Japanese Folder and File Names not Rendered Properly in Linux with zip File Created in Windows

2021-09-05
2021-09-06
  • Xiaohong Yang

    Xiaohong Yang - 2021-09-05

    Hi All

    I created a zip file with the explorer shell extension of 7-Zip 19.00 in a Windows machine (Windows 10) with "Language for non-Unicode programs" set to Japanese (Control Panel -> Clock and Region -> Region -> Administrative -> Change system locale…). The zip file has Japanese folder and file names like
    ニュースおはよう日本.zip\ニュースおはよう日本\スペシャル\クローズアップ現代+<ライブ.docx

    I took this zip file to a Linux machine (Ubuntu 18.04) with Japanese locale settings (Settings -> Region & Language: set Language and Formats to Japanese).
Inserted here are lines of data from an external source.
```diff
+def card() -> dict:
+    import torch
+    info = {"name": torch.cuda.get_device_name(), "power_limit": "unknown", "max_sm_clock": "unknown"}
+    try:
+        out = subprocess.run(["nvidia-smi", "--query-gpu=power.limit,clocks.max.sm", "--format=csv,noheader", "-i", "0"],
+                             capture_output=True, text=True, timeout=30)
+        info["power_limit"], info["max_sm_clock"] = [s.strip() for s in out.stdout.strip().split(",")]
+    except Exception:
+        pass
+    return info
+
+
+def legs(line: dict) -> dict:
+    g = line.get("gnn_input_mode", {})
+    cv = g.get("clause_update_variants", {})
+    out = {"gnn_input_mode": g.get("ms_per_step")}
+    for label in ("gnn_input", "state_only"):
+        for variant in ("full", "incremental"):
+            out[f"{label}.{variant}"] = cv.get(label, {}).get(f"{variant}_ms_per_step")
+    out["value"] = line.get("value")
+    out["obs_int8_mode"] = line.get("obs_int8_mode", {}).get("ms_per_step")
+    e2e = line.get("e2e")
+    out["e2e"] = e2e.get("value") if isinstance(e2e, dict) else e2e
+    return out
+
+
+def bench(tree: str) -> dict:
+    res = subprocess.run([sys.executable, "bench.py", "--no-cpu-baseline"], cwd=tree, capture_output=True, text=True)
+    if res.returncode != 0:
+        raise SystemExit(f"bench.py failed in {tree}:\n{res.stdout[-3000:]}\n{res.stderr[-3000:]}")
+    line = json.loads([s for s in res.stdout.splitlines() if s.startswith("{")][-1])
+    return legs(line)
+
+
+def summary(xs):
+    xs = [x for x in xs if x is not None]
+    return {"median": statistics.median(xs), "min": min(xs), "max": max(xs), "runs": xs} if xs else None
+
+
+def compare(args) -> dict:
+    trees = {"parent": os.path.abspath(args.parent), "this": ROOT}
+    digests = {}
+    for name, tree in trees.items():
+        res = subprocess.run([sys.executable, os.path.abspath(__file__), "digest", "--tree", tree, "--steps",
+                              str(args.steps)], capture_output=True, text=True)
+        if res.returncode != 0:
+            raise SystemExit(f"digest of {tree} failed:\n{res.stdout[-3000:]}\n{res.stderr[-3000:]}")
+        digests[name] = json.loads(res.stdout.strip().splitlines()[-1])["steps"]
+    identical = digests["parent"] == digests["this"]
+    runs = {"parent": [], "this": []}
+    for p in range(args.pairs):
+        for name in (("parent", "this") if p % 2 == 0 else ("this", "parent")):
+            runs[name].append(bench(trees[name]))
+            print(name, runs[name][-1], flush=True)
+    keys = list(runs["parent"][0])
+    result = {
+        "card": card(),
+        "gnn_outputs_identical": identical,
+        "episodes_ended_per_step": [r["episodes_ended"] for r in digests["this"]],
+        "digests": digests,
+        "bench_pairs": args.pairs,
+        "units": "ms per step; value and e2e in env-steps/s",
+        "parent": {k: summary([r[k] for r in runs["parent"]]) for k in keys},
+        "this": {k: summary([r[k] for r in runs["this"]]) for k in keys},
+    }
+    if not identical:
+        print("GNN outputs differ between the builds", file=sys.stderr)
+    return result
+
+
+def main():
+    ap = argparse.ArgumentParser()
+    ap.add_argument("what", choices=["digest", "compare"])
+    ap.add_argument("--tree", default=ROOT)
+    ap.add_argument("--parent", default=None)
+    ap.add_argument("--steps", type=int, default=12)
+    ap.add_argument("--pairs", type=int, default=3)
+    ap.add_argument("--out", default=None)
+    args = ap.parse_args()
+    if args.what == "digest":
+        print(json.dumps(digest(args.tree, args.steps)))
+        return
+    if not args.parent:
+        raise SystemExit("compare needs --parent")
+    result = compare(args)
+    text = json.dumps(result, indent=1)
+    if args.out:
+        with open(args.out, "w") as f:
+            f.write(text + "\n")
+    print(text)
+    if not result["gnn_outputs_identical"]:
+        raise SystemExit(1)
+
+
+if __name__ == "__main__":
+    main()
```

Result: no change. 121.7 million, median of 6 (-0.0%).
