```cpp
extern "C" int ddp_hip_forward(ddp_hip_ctx* ctx, const double* mu, int32_t n_alpha, double* step_out, double* dcost_out) {
  if (!ctx || !mu || !step_out || n_alpha < 0 || n_alpha > ctx->n_alpha_max) return DDP_HIP_E_ARG;
  const bool no_linesearch = n_alpha == 0;
  if (no_linesearch) n_alpha = 1;
  const Dims& d = ctx->d;
  const int64_t B = d.batch;
  HIP_TRY(hipSetDevice(ctx->device));
  if (ctx->flags & DDP_HIP_FLAG_CONTROL_BOUNDS) { const int rc_ = box_check(ctx); if (rc_ != DDP_HIP_OK) return rc_; }
  HIP_TRY(hipMemcpyAsync(ctx->mu_d, mu, sizeof(double) * (size_t)B, hipMemcpyHostToDevice, ctx->stream));
  std::vector<int32_t> state((size_t)B);
  for (int64_t b = 0; b < B; ++b) state[(size_t)b] = ctx->active_h[(size_t)b] ? 0 : 1;
  HIP_TRY(hipMemcpyAsync(ctx->fw_state_d, state.data(), sizeof(int32_t) * (size_t)B, hipMemcpyHostToDevice, ctx->stream));
  FwdParams p = make_params(ctx);
  p.n_alpha = n_alpha;
  p.no_linesearch = no_linesearch ? 1 : 0;
  int rc = launch_cost(ctx, p, 0);
  if (rc != DDP_HIP_OK) return rc;
  const int bs = 64;
  const unsigned grid = (unsigned)((B * n_alpha + bs - 1) / bs);
  bool floor_hit = false;
  for (int round = 0; round * n_alpha <= 33; ++round) {
    p.round = round;
    prof_begin(ctx, DDP_HIP_K_FWD_ROLLOUT);
    const bool lat_path = fwd_lat_supported(ctx) && n_alpha <= 8;
    if (lat_path) {
      const bool pipe = fwd_use_pipe(ctx, B, n_alpha);
      const dim3 g((unsigned)(pipe ? B * ((n_alpha + 1) / 2) : 2 * B)), blk(128);
      const int cost = p.cost_inline ? (p.track ? 1 : 0) | (p.fc.target ? 2 : 0) | (p.sl.weight ? 4 : 0) | (p.fc.oquat ? 10 : 0) : 0;
      const bool box = p.ctrl_lo != nullptr;
      hipLaunchKernelGGL(lat2_kernel(ctx->model_h.ff != 0, cost, box, pipe), g, blk, lat2_lds(box, pipe), ctx->stream, p);
      if (!p.cost_inline) {
        const dim3 gc((unsigned)((B * n_alpha * (d.T + 1) + 63) / 64));
#define LAUNCH(F, L) hipLaunchKernelGGL((cand_cost_kernel<38, F, L>), gc, dim3(64), 0, ctx->stream, p)
        DISPATCH_COST(p, LAUNCH);
#undef LAUNCH
        hipLaunchKernelGGL(cand_sum_kernel, dim3((unsigned)((B * n_alpha + 63) / 64)), dim3(64), 0, ctx->stream, p);
      }
    } else {
#define CALL(NJ) hipLaunchKernelGGL((forward_kernel<NJ, FR, LI>), dim3(grid), dim3(bs), 0, ctx->stream, p)
#define LAUNCH(F, L) do { constexpr int FR = F; constexpr bool LI = L; DISPATCH_NJ(d.nv, CALL); } while (0)
      DISPATCH_COST(p, LAUNCH);
#undef LAUNCH
#undef CALL
    }
    prof_end(ctx, DDP_HIP_K_FWD_ROLLOUT);
    for (const AddOnTerm& a : kAddOn) {
      const CostBlock& k = ctx->cost[a.term];
      if (!k.live) continue;
      a.launch(ctx, p.fw_x, p.fw_u, n_alpha, B * n_alpha * (d.T + 1), p.state, round, k.cand, 0);
      hipLaunchKernelGGL(com_sum_kernel, dim3((unsigned)((B * n_alpha + 63) / 64)), dim3(64), 0, ctx->stream, k.cand, p.fw_dcost, p.state,
                         (int32_t)B, (int32_t)n_alpha, (int32_t)round, d.T);
    }
    hipLaunchKernelGGL(select_kernel, dim3((unsigned)B), dim3(256), 0, ctx->stream, p);
    HIP_TRY(hipGetLastError());
    HIP_TRY(hipMemcpyAsync(state.data(), ctx->fw_state_d, sizeof(int32_t) * (size_t)B, hipMemcpyDeviceToHost, ctx->stream));
    HIP_TRY(hipStreamSynchronize(ctx->stream));
    bool searching = false;
    for (int64_t b = 0; b < B; ++b) { searching |= state[(size_t)b] == 0; floor_hit |= state[(size_t)b] == 2; }
    if (!searching) break;
  }
  HIP_TRY(hipMemcpyAsync(step_out, ctx->step_d, sizeof(double) * (size_t)B, hipMemcpyDeviceToHost, ctx->stream));
  if (dcost_out)
    HIP_TRY(hipMemcpyAsync(dcost_out, ctx->fw_dcost_acc_d, sizeof(double) * (size_t)B, hipMemcpyDeviceToHost, ctx->stream));
  HIP_TRY(hipStreamSynchronize(ctx->stream));
  return floor_hit ? DDP_HIP_EV_LINESEARCH_FLOOR : DDP_HIP_OK;
}
```

ddp_pinocchio_amd/csrc/rbd.h:

```cpp
#pragma once

#include "internal.h"
#include "lie.h"

namespace rbd {

__device__ __forceinline__ void cross3(const double* a, const double* b, double* c) {
  c[0] = a[1] * b[2] - a[2] * b[1];
  c[1] = a[2] * b[0] - a[0] * b[2];
  c[2] = a[0] * b[1] - a[1] * b[0];
}
__device__ __forceinline__ double dot3(const double* a, const double* b) { return a[0] * b[0] + a[1] * b[1] + a[2] * b[2]; }
__device__ __forceinline__ void sym3_mv(const double* S, const double* x, double* y) {
  y[0] = S[0] * x[0] + S[1] * x[1] + S[3] * x[2];
  y[1] = S[1] * x[0] + S[2] * x[1] + S[4] * x[2];
  y[2] = S[3] * x[0] + S[4] * x[1] + S[5] * x[2];
}
__device__ __forceinline__ void mv3(const double* A, const double* x, double* y) {
  y[0] = A[0] * x[0] + A[1] * x[1] + A[2] * x[2];
  y[1] = A[3] * x[0] + A[4] * x[1] + A[5] * x[2];
  y[2] = A[6] * x[0] + A[7] * x[1] + A[8] * x[2];
}
__device__ __forceinline__ void mtv3(const double* A, const double* x, double* y) {
  y[0] = A[0] * x[0] + A[3] * x[1] + A[6] * x[2];
// ... 1004 lines not shown
#pragma unroll
        for (int k = 0; k < 6; ++k) accp[k] = S(par, oV + k);
      }
      step_accel_in(E, R, par >= 0, accp, m.gravity, ap);
      if (FF && i == 0) {
        double IAr[21], pAr[6];
#pragma unroll
        for (int k = 0; k < 21; ++k) IAr[k] = S(i, oZ + k);
#pragma unroll
        for (int k = 0; k < 6; ++k) pAr[k] = S(i, oP + k);
        step_accel_ff_root(IAr, pAr, tau, cb, ap, qdd);
      } else {
        qdd[VI(i)] = step_accel(U, cb, S(i, oT), S(i, oD), m.axis[i], role_rev(rr), ap);
      }
#pragma unroll
      for (int k = 0; k < 6; ++k) S(i, oV + k) = ap[k];
    }
    coop_sync<true>();
  }
  FSTAMP(fs, 6);
}

constexpr int ABA_PIPE_QSLOTS = 41;
constexpr int ABA_PIPE_ZSLOTS = 21;
constexpr int ABA_PIPE_XSLOTS = 19;

template <int NJ, int TPB, int NH, class M, bool FF = false>
__device__ __forceinline__ void aba_pipe_q(const M& m, const double* q, double* rec, double* zst, int cand, int h, bool live,
                                           FwdStamp* fs = nullptr) {
  const int nj = FF ? m.nv - 5 : m.nv;
  auto Q = [&](int joint, int slot) -> double& { return rec[(joint * ABA_PIPE_QSLOTS + slot) * TPB + cand]; };
  auto Z = [&](int joint, int slot) -> double& { return zst[(joint * ABA_PIPE_ZSLOTS + slot) * TPB + cand]; };
  constexpr int oE = 0, oR = 9, oU = 12, oD = 18, oA = 19;
  const int NL = m.n_levels;
  if (live)
    for (int i = h; i < nj; i += NH) {
      double E[9], R[3];
      step_place<FF>(m, i, q, E, R);
#pragma unroll
      for (int k = 0; k < 9; ++k) Q(i, oE + k) = E[k];
#pragma unroll
      for (int k = 0; k < 3; ++k) Q(i, oR + k) = R[k];
    }
  coop_sync<true>();
  FSTAMP(fs, 3);
  for (int L = NL - 1; L >= 0; --L) {
    const unsigned long long rr = m.role[L * NH + h];
    if (live && role_joint(rr) != 255) {
      const int i = role_joint(rr);
      double IA[21], U[6];
#pragma unroll
      for (int k = 0; k < 21; ++k) IA[k] = m.I6[i][k];
      step_add_children<21>(rr, IA, [&](int c, int k) { return Z(c, k); });
      FSTAMP(fs, 9);
      if (FF && i == 0) {
#pragma unroll
        for (int k = 0; k < 21; ++k) Q(i, oA + k) = IA[k];
      } else {
        const double dinv = step_U(IA, m.axis[i], role_rev(rr), U);
        FSTAMP(fs, 10);
#pragma unroll
        for (int k = 0; k < 6; ++k) Q(i, oU + k) = U[k];
        Q(i, oD) = dinv;
        if (role_parent(rr) >= 0) {
          double E[9], R[3], Ia[21], Zc[21];
#pragma unroll
          for (int k = 0; k < 9; ++k) E[k] = Q(i, oE + k);
#pragma unroll
          for (int k = 0; k < 3; ++k) R[k] = Q(i, oR + k);
          step_Ia(IA, U, dinv, Ia);
#pragma unroll
          for (int k = 0; k < 21; ++k) Q(i, oA + k) = Ia[k];
          step_inertia_up(E, R, Ia, Zc);
#pragma unroll
          for (int k = 0; k < 21; ++k) Z(i, k) = Zc[k];
        }
      }
    }
    FSTAMP(fs, 11);
    coop_sync<true>();
  }
}

template <int NJ, int TPB, int NH, class M, bool FF = false>
__device__ __forceinline__ void aba_pipe_x(const M& m, const double* rec, const double* v, const double* tau, double* qdd,
                                           double* xst, int cand, int h, bool live, FwdStamp* fs = nullptr) {
  auto VI = [](int i) { return FF ? i + 5 : i; };
  auto Q = [&](int joint, int slot) -> const double& { return rec[(joint * ABA_PIPE_QSLOTS + slot) * TPB + cand]; };
  auto S = [&](int joint, int slot) -> double& { return xst[(joint * ABA_PIPE_XSLOTS + slot) * TPB + cand]; };
  constexpr int oE = 0, oR = 9, oU = 12, oD = 18, oA = 19;
  constexpr int oC = 0, oP = 6, oT = 12, oV = 13;
  const int NL = m.n_levels;
  for (int L = 0; L < NL; ++L) {
    const unsigned long long rr = m.role[L * NH + h];
    if (live && role_joint(rr) != 255) {
      const int i = role_joint(rr);
      double E[9], R[3], vel[6], vp[6], cb[6], pA[6];
#pragma unroll
      for (int k = 0; k < 9; ++k) E[k] = Q(i, oE + k);
#pragma unroll
      for (int k = 0; k < 3; ++k) R[k] = Q(i, oR + k);
      const int par = role_parent(rr);
      if (par >= 0) {
#pragma unroll
        for (int k = 0; k < 6; ++k) vp[k] = S(par, oV + k);
      }
      step_velocity(E, R, m.axis[i], role_rev(rr), FF && i == 0, v + (FF && i == 0 ? 0 : VI(i)), par >= 0, vp, m.I6[i], vel, cb, pA);
#pragma unroll
      for (int k = 0; k < 6; ++k) { S(i, oV + k) = vel[k]; S(i, oC + k) = cb[k]; S(i, oP + k) = pA[k]; }
    }
    coop_sync<true>();
  }
  FSTAMP(fs, 4);
  for (int L = NL - 1; L >= 0; --L) {
    const unsigned long long rr = m.role[L * NH + h];
    if (live && role_joint(rr) != 255) {
      const int i = role_joint(rr);
      double pAi[6];
#pragma unroll
      for (int k = 0; k < 6; ++k) pAi[k] = S(i, oP + k);
      step_add_children<6>(rr, pAi, [&](int c, int k) { return S(c, oP + k); });
      if (FF && i == 0) {
#pragma unroll
        for (int k = 0; k < 6; ++k) S(i, oP + k) = pAi[k];
      } else {
        const double ui = step_u(pAi, m.axis[i], role_rev(rr), tau[VI(i)]);
        S(i, oT) = ui;
        if (role_parent(rr) >= 0) {
          double E[9], R[3], U[6], cb[6], Ia[21], fp[6];
#pragma unroll
          for (int k = 0; k < 9; ++k) E[k] = Q(i, oE + k);
#pragma unroll
          for (int k = 0; k < 3; ++k) R[k] = Q(i, oR + k);
#pragma unroll
          for (int k = 0; k < 6; ++k) { U[k] = Q(i, oU + k); cb[k] = S(i, oC + k); }
#pragma unroll
          for (int k = 0; k < 21; ++k) Ia[k] = Q(i, oA + k);
          step_force_up(E, R, pAi, cb, U, Q(i, oD), ui, Ia, fp);
#pragma unroll
          for (int k = 0; k < 6; ++k) S(i, oP + k) = fp[k];
        }
      }
    }
    coop_sync<true>();
  }
  FSTAMP(fs, 5);
  for (int L = 0; L < NL; ++L) {
    const unsigned long long rr = m.role[L * NH + h];
    if (live && role_joint(rr) != 255) {
      const int i = role_joint(rr);
      double E[9], R[3], ap[6], accp[6], U[6], cb[6];
#pragma unroll
      for (int k = 0; k < 9; ++k) E[k] = Q(i, oE + k);
#pragma unroll
      for (int k = 0; k < 3; ++k) R[k] = Q(i, oR + k);
#pragma unroll
      for (int k = 0; k < 6; ++k) { U[k] = Q(i, oU + k); cb[k] = S(i, oC + k); }
      const int par = role_parent(rr);
      if (par >= 0) {
#pragma unroll
        for (int k = 0; k < 6; ++k) accp[k] = S(par, oV + k);
      }
      step_accel_in(E, R, par >= 0, accp, m.gravity, ap);
      if (FF && i == 0) {
        double IAr[21], pAr[6];
#pragma unroll
        for (int k = 0; k < 21; ++k) IAr[k] = Q(i, oA + k);
#pragma unroll
        for (int k = 0; k < 6; ++k) pAr[k] = S(i, oP + k);
        step_accel_ff_root(IAr, pAr, tau, cb, ap, qdd);
      } else {
        qdd[VI(i)] = step_accel(U, cb, S(i, oT), Q(i, oD), m.axis[i], role_rev(rr), ap);
      }
#pragma unroll
      for (int k = 0; k < 6; ++k) S(i, oV + k) = ap[k];
    }
    coop_sync<true>();
  }
  FSTAMP(fs, 6);
}

}
```

Before: 797.8.

## Add a third control wave to overlap control law with ABA velocity pass

In the pipelined forward rollout, a third wavefront now computes the feedback control u_t, the per-step costs and the parking of the next step's gains. The lead wave runs the ABA velocity sweep in parallel and waits on an LDS flag only when the backward pass needs tau. This takes the control-law and cost work off the lead wave's critical path, at the price of a larger block (192 threads), spin-waiting on LDS, and possible lower occupancy. Some cost configurations are excluded from the new mode.

Result: faster. 807.6 (median of 6 runs) (+1.2%).

```diff
diff --git a/ddp_pinocchio_amd/csrc/fwd.hip b/ddp_pinocchio_amd/csrc/fwd.hip
--- a/ddp_pinocchio_amd/csrc/fwd.hip
+++ b/ddp_pinocchio_amd/csrc/fwd.hip
@@ -387,6 +387,7 @@
   double k[nu], uo[nu], xo[n];
   double dx[NC * n], x[2 * NC * n], u[NC * nu], qdd[NC * nu];
   rbd::CoopModel<NJ> model;
+  int u_step;
 };
 template <int NJ>
 struct FwdPipeLdsBox : FwdPipeLds<NJ> {
@@ -397,12 +398,17 @@
   return !ctx->sw.fwd_no_pipe && batch * ((n_alpha + 1) / 2) <= ctx->cu_count;
 }
 
+constexpr bool fwd_pipe_assist(bool open, bool ff, int cost, bool box) {
+  if (open || box) return true;
+  return ff ? cost != 3 && cost != 6 && cost != 7 : cost != 3 && cost != 10;
+}
+
 #ifdef FWD_STAMPS
-__device__ unsigned long long g_fwd_stamps[24];
+__device__ unsigned long long g_fwd_stamps[36];
 #endif
 
 template <int NJ, bool OPEN = false, bool FF = false, int COST = 0, bool BOX = false, bool PIPE = false>
-__global__ __launch_bounds__(128) void forward_kernel_lat2(FwdParams p) {
+__global__ __launch_bounds__(PIPE && fwd_pipe_assist(OPEN, FF, COST, BOX) ? 192 : 128) void forward_kernel_lat2(FwdParams p) {
   static_assert(!(OPEN && BOX), "the open-loop rollout applies U as given");
   constexpr bool TRACK = (COST & 1) != 0, FRAME = (COST & 2) != 0, LIMIT = (COST & 4) != 0, ORIENT = (COST & 8) != 0;
   static_assert(!ORIENT || FRAME, "the orientation terms are of the cost frames: bit 3 implies bit 1");
@@ -419,13 +425,15 @@
   const int b = OPEN ? blockIdx.x : blockIdx.x / groups, half = OPEN ? 0 : blockIdx.x % groups;
   if (!OPEN && p.state[b] != 0) return;
   if (half * NC >= na) return;
+  constexpr bool ASSIST = PIPE && fwd_pipe_assist(OPEN, FF, COST, BOX);
+  constexpr int CTRL = ASSIST ? 2 : 0;
   const int wave = threadIdx.x / 64, tid = threadIdx.x % 64, al0 = tid / NH, h = tid % NH;
   const int al = al0 < NC ? al0 : NC - 1;
   const int a = half * NC + al;
   const int cand = p.round * na + a;
   const bool mine = al0 < NC && a < na;
   const bool live = mine && cand <= 33;
-  if (!OPEN && mine && cand > 33 && h == 0 && wave == 0) p.fw_dcost[(int64_t)b * na + a] = INFINITY;
+  if (!OPEN && mine && cand > 33 && h == 0 && wave == CTRL) p.fw_dcost[(int64_t)b * na + a] = INFINITY;
   const double step = ldexp(1.0, -cand);
   const int64_t T = p.d.T;
   const double* xo = p.x_old + (int64_t)b * (T + 1) * nx;
@@ -500,18 +508,20 @@
     }
   };
   static_assert(nx <= 128, "x_old is parked by two words per lane");
+  auto post_u = [&](int64_t t) { if constexpr (ASSIST) { if (tid == 0) rbd::lds_post(&S.u_step, (int)t); } };
   double cold_t = 0.0, dsum = 0.0;
   const double mc = p.model->c, mdt = p.model->dt;
-  if (wave == 0) {
+  if (wave == CTRL) {
     request(0);
     const double* x0 = OPEN ? xw : p.x_new + (int64_t)b * (T + 1) * nx;
     if (live)
       for (int i = h; i < nx; i += NH) { const double v = x0[i]; x[i] = v; if (!OPEN) xw[i] = v; }
     park();
     cold_t = coldreg;
+    if constexpr (ASSIST) { if (tid == 0) S.u_step = -1; }
   }
   rbd::wg_sync_lds();
-  const bool lead = wave == 0;
+  const bool lead = wave == 0, ctrl = wave == CTRL;
   rbd::FwdStamp* fs = nullptr;
 #ifdef FWD_STAMPS
   rbd::FwdStamp fsv{};
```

Following is the locale values

    ~$ locale
    LANG=ja_JP.UTF-8
    LANGUAGE=ja_JP:en
    LC_CTYPE="ja_JP.UTF-8"
    LC_NUMERIC=ja_JP.UTF-8
    LC_TIME=ja_JP.UTF-8
    LC_COLLATE="ja_JP.UTF-8"
    LC_MONETARY=ja_JP.UTF-8
    LC_MESSAGES="ja_JP.UTF-8"
    LC_PAPER=ja_JP.UTF-8
    LC_NAME=ja_JP.UTF-8
    LC_ADDRESS=ja_JP.UTF-8
    LC_TELEPHONE=ja_JP.UTF-8
    LC_MEASUREMENT=ja_JP.UTF-8
    LC_IDENTIFICATION=ja_JP.UTF-8
    LC_ALL=

    I used 7-Zip 21.03 to check and extract the content of the zip file and found out that the folder and file names are not rendered properly (see below).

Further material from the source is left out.